Could you return every line of the records below that contains the word "csrc"?
= = = = = = =
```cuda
static int slab_ring_budget(const SlabParams& p, bool fused) {
  SlabParams q = p;
  q.slab_stages = 3; q.w_stages = 12;
  return 227 * 1024 - 2048 - (int)slab_smem_layout(q, 0, fused).end;
}
static size_t slab_smem_bytes(const SlabParams& p, bool fused) {
  const uint32_t rings = (uint32_t)(p.slab_stages * p.slab_stride + p.w_stages * p.bn * p.row_bytes * p.tpw);
  return 1024 + slab_smem_layout(p, rings, fused).end;
}
static int slab_default_mw(int bn, int Wo) { return bn <= 32 && Wo > 16 ? 4 : (bn <= 64 && Wo > 8 ? 2 : 1); }
static void slab_set_geometry(SlabParams& p, int mw) {
  p.mw = mw;
  p.pitch = 8 * mw + p.kw - 1;
  p.slab_bytes = p.pitch * p.slab_h * p.row_bytes;
  p.slab_stride = (p.slab_bytes + 1023) / 1024 * 1024;
  p.tiles_w = ceil_div(p.W, 8 * mw);
  p.total_tiles = (int)((int64_t)p.B * p.T * p.tiles_h * p.tiles_w * p.n_tiles_n);
}

static int slab_fill_plan(const mv2_tc_conv_args* a, SlabParams& p) {
  memset(&p, 0, sizeof(p));
  p.kt = a->kt; p.kh = a->kh; p.kw = a->kw; p.pt = a->pt; p.ph = a->ph; p.pw = a->pw;
  p.st = a->st;
  p.row_bytes = (a->Ci % 64 == 0) ? 128 : 64;
  p.Ci = a->Ci; p.kchunks = a->Ci / (p.row_bytes / 2);
  p.B = a->B; p.T = a->To; p.H = a->Ho; p.W = a->Wo; p.Co = a->Co;
  p.epi = tc_epi_of(a);

// ... 253 lines not shown
```

Baseline: 5008.

## Swap wgmma operands for BN=64 so weights act as the M dimension

For BN=64 kernels, the wgmma operands are swapped: weights become the A operand (64 output channels as M) and slab pixels become the B operand with N=64 or 128. When mw==2 this replaces two m64n64 MMAs per k-step with one m64n128, and each warpgroup takes a different pixel subtile. The transposed accumulator is staged to shared memory with a new transposed store routine, and when mw==2 the staging buffer is shared across both consumer warpgroups behind a 256-thread barrier. This aims to cut MMA instruction count and improve tensor-core efficiency, at the cost of strided, possibly bank-conflicted smem stores and cross-warpgroup synchronisation.

```diff
diff --git a/magvit2_pytorch_b200/csrc/tc_common.cuh b/magvit2_pytorch_b200/csrc/tc_common.cuh
--- a/magvit2_pytorch_b200/csrc/tc_common.cuh
+++ b/magvit2_pytorch_b200/csrc/tc_common.cuh
@@ -104,6 +104,15 @@
   for (int j = 0; j < N / 8; ++j) {
     *reinterpret_cast<float2*>(stg + r * (N + 4) + 8 * j + c) = make_float2(d[4 * j], d[4 * j + 1]);
     *reinterpret_cast<float2*>(stg + (r + 8) * (N + 4) + 8 * j + c) = make_float2(d[4 * j + 2], d[4 * j + 3]);
+  }
+}
+template <int N> __device__ __forceinline__ void stage_acc_t(const float (&d)[N / 2], float* stg, int t) {
+  const int r = 16 * (t >> 5) + ((t & 31) >> 2), c = 2 * (t & 3);
+#pragma unroll
+  for (int j = 0; j < N / 8; ++j) {
+    float* s = stg + (8 * j + c) * 68 + r;
+    s[0] = d[4 * j]; s[68] = d[4 * j + 1];
+    s[8] = d[4 * j + 2]; s[68 + 8] = d[4 * j + 3];
   }
 }
 __device__ __forceinline__ void load_row32(const float* src, int ncols, uint32_t (&r)[32]) {
diff --git a/magvit2_pytorch_b200/csrc/tc_slab.cu b/magvit2_pytorch_b200/csrc/tc_slab.cu
--- a/magvit2_pytorch_b200/csrc/tc_slab.cu
+++ b/magvit2_pytorch_b200/csrc/tc_slab.cu
@@ -81,6 +81,7 @@
 __global__ void __launch_bounds__(384, 1) tc_slab_kernel(const __grid_constant__ SlabParams p) {
   constexpr int MWMAX = BN >= 32 ? 128 / BN : 4;
   constexpr int KC1 = BN >= 64 ? BN / 64 : 1;
+  constexpr bool SWAP = BN == 64;
   extern __shared__ uint8_t smem_raw[];
   const uint32_t smem_base = (smem_u32(smem_raw) + 1023u) & ~1023u;
   const int warp = threadIdx.x >> 5, lane = threadIdx.x & 31;
@@ -211,6 +212,8 @@
     const int lh = row >> 3, lw = row & 7;
     float* stg = reinterpret_cast<float*>(gen(L.accstg)) + (size_t)wg * p.mw * 64 * (BN + 4);
     const uint32_t wg_bar = 5 + wg;
+    const bool stg_shared = SWAP && p.mw == 2;
+    const uint32_t stg_bar = stg_shared ? 7 : wg_bar, stg_threads = stg_shared ? 256 : 128;
     const uint32_t sbo = (uint32_t)p.pitch * row_bytes;
     const uint64_t a_hi = gmma_desc_hi(sbo, row_bytes);
     const uint64_t b_hi = gmma_desc_hi(8 * row_bytes, row_bytes);
@@ -245,23 +248,41 @@
       auto next_w_stage = [&]() {
         if (++w_idx == (uint32_t)p.w_stages) { w_idx = 0; w_par ^= 1; b_lo = b_lo0; } else { b_lo += w_stage16; }
       };
+      const uint32_t a_off = SWAP && MW == 2 ? (uint32_t)wg * a_mtile : a_wg;
+      auto tap_mma = [&](uint32_t s_lo, uint32_t w_lo, uint32_t scale_d) {
+        const uint64_t wd = b_hi | (uint64_t)w_lo;
+        if constexpr (SWAP) {
+          constexpr int NP = MW == 2 ? 128 : 64;
+          float(&d)[NP / 2] = *reinterpret_cast<float(*)[NP / 2]>(&acc[0][0]);
+          const uint64_t sd = a_hi | (uint64_t)s_lo;
+          wgmma_bf16<NP>(d, wd, sd, scale_d);
+          wgmma_bf16<NP>(d, wd + 2, sd + 2, 1u);
+          if (K4) {
+            wgmma_bf16<NP>(d, wd + 4, sd + 4, 1u);
+            wgmma_bf16<NP>(d, wd + 6, sd + 6, 1u);
+          }
+        } else {
+#pragma unroll
+          for (int j = 0; j < MW; ++j) {
+            const uint64_t ad = a_hi | (uint64_t)(s_lo + j * a_mtile);
+            wgmma_bf16<BN>(acc[j], ad, wd, scale_d);
+            wgmma_bf16<BN>(acc[j], ad + 2, wd + 2, 1u);
+            if (K4) {
+              wgmma_bf16<BN>(acc[j], ad + 4, wd + 4, 1u);
+              wgmma_bf16<BN>(acc[j], ad + 6, wd + 6, 1u);
+            }
+          }
+        }
+      };
       if (MODE == EPI_DOWN_SPACE) {
         for (int kc = 0; kc < p.kchunks; ++kc) {
           mbar_wait(slab_full + 8 * s_idx, s_par);
-          const uint32_t a_base = desc_lo(slab0 + s_idx * p.slab_stride) + a_wg;
+          const uint32_t a_base = desc_lo(slab0 + s_idx * p.slab_stride) + a_off;
           const int t0 = kc < p.dn_lower ? 1 : 0, tstep = kc < p.dn_lower ? 2 : 1;
           for (int tap = t0; tap < 6; tap += tstep) {
             mbar_wait(w_full + 8 * w_idx, w_par);
             wgmma_fence();
-            const uint64_t bd = b_hi | (uint64_t)b_lo;
-#pragma unroll
-            for (int j = 0; j < MW; ++j) {
-              const uint64_t ad = a_hi | (uint64_t)(a_base + (uint32_t)p.dn_aoff[tap] + j * a_mtile);
-              wgmma_bf16<BN>(acc[j], ad, bd, accum);
-              wgmma_bf16<BN>(acc[j], ad + 2, bd + 2, 1u);
-              wgmma_bf16<BN>(acc[j], ad + 4, bd + 4, 1u);
-              wgmma_bf16<BN>(acc[j], ad + 6, bd + 6, 1u);
-            }
+            tap_mma(a_base + (uint32_t)p.dn_aoff[tap], b_lo, accum);
             wgmma_commit();
             retire_previous(w_idx, tap + tstep >= 6 ? s_idx : NONE);
             accum = 1;
@@ -274,7 +295,7 @@
         for (int dt = dt0; dt < p.kt; ++dt)
           for (int kc = 0; kc < p.kchunks; ++kc) {
             mbar_wait(slab_full + 8 * s_idx, s_par);
-            uint32_t a_lo = desc_lo(slab0 + s_idx * p.slab_stride) + a_wg;
+            uint32_t a_lo = desc_lo(slab0 + s_idx * p.slab_stride) + a_off;
             int dw = 0;
             for (int tp0 = 0; tp0 < taps2d; tp0 += p.tpw) {
               mbar_wait(w_full + 8 * w_idx, w_par);
@@ -282,17 +303,7 @@
               uint32_t b_cur = b_lo;
               for (int u = 0; u < p.tpw; ++u) {
                 wgmma_fence();
-                const uint64_t bd = b_hi | (uint64_t)b_cur;
-#pragma unroll
-                for (int j = 0; j < MW; ++j) {
-                  const uint64_t ad = a_hi | (uint64_t)(a_lo + j * a_mtile);
-                  wgmma_bf16<BN>(acc[j], ad, bd, accum);
-                  wgmma_bf16<BN>(acc[j], ad + 2, bd + 2, 1u);
-                  if (K4) {
-                    wgmma_bf16<BN>(acc[j], ad + 4, bd + 4, 1u);
-                    wgmma_bf16<BN>(acc[j], ad + 6, bd + 6, 1u);
-                  }
-                }
+                tap_mma(a_lo, b_cur, accum);
                 wgmma_commit();
                 const bool w_last = u == p.tpw - 1;
                 retire_previous(w_last ? w_idx : NONE, w_last && slab_last ? s_idx : NONE);
@@ -317,13 +328,23 @@
       if (MWMAX >= 4 && p.mw == 4) mainloop_k(c, std::integral_constant<int, (MWMAX >= 4 ? 4 : 1)>());
       else if (MWMAX >= 2 && p.mw == 2) mainloop_k(c, std::integral_constant<int, (MWMAX >= 2 ? 2 : 1)>());
       else mainloop_k(c, std::integral_constant<int, 1>());
-      named_bar_sync(wg_bar, 128);
-#pragma unroll
-      for (int j = 0; j < MWMAX; ++j) {
-        if (j >= p.mw) break;
-        stage_acc<BN>(acc[j], stg + j * 64 * (BN + 4), tid);
+      named_bar_sync(stg_bar, stg_threads);
+      if constexpr (SWAP) {
+        if (stg_shared) {
+          float* const stg_all = reinterpret_cast<float*>(gen(L.accstg));
+          stage_acc_t<64>(acc[0], stg_all + (size_t)wg * 64 * (BN + 4), tid);
+          stage_acc_t<64>(acc[1], stg_all + (size_t)(2 + wg) * 64 * (BN + 4), tid);
+        } else {
+          stage_acc_t<64>(acc[0], stg, tid);
+        }
+      } else {
+#pragma unroll
+        for (int j = 0; j < MWMAX; ++j) {
+          if (j >= p.mw) break;
+          stage_acc<BN>(acc[j], stg + j * 64 * (BN + 4), tid);
+        }
       }
-      named_bar_sync(wg_bar, 128);
+      named_bar_sync(stg_bar, stg_threads);
       const int h = c.h0 + lh;
       if (MODE == EPI_FUSED_RU) {
         const float* sb1 = sbias + nbias;
```

New measurement: 5046, median of 6. No clear change (+0.8%).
= = = = = = =
◆ **Written answer**:
diff --git a/magvit2_pytorch_b200/csrc/tc_common.cuh b/magvit2_pytorch_b200/csrc/tc_common.cuh
--- a/magvit2_pytorch_b200/csrc/tc_common.cuh
+++ b/magvit2_pytorch_b200/csrc/tc_common.cuh
diff --git a/magvit2_pytorch_b200/csrc/tc_slab.cu b/magvit2_pytorch_b200/csrc/tc_slab.cu
--- a/magvit2_pytorch_b200/csrc/tc_slab.cu
+++ b/magvit2_pytorch_b200/csrc/tc_slab.cu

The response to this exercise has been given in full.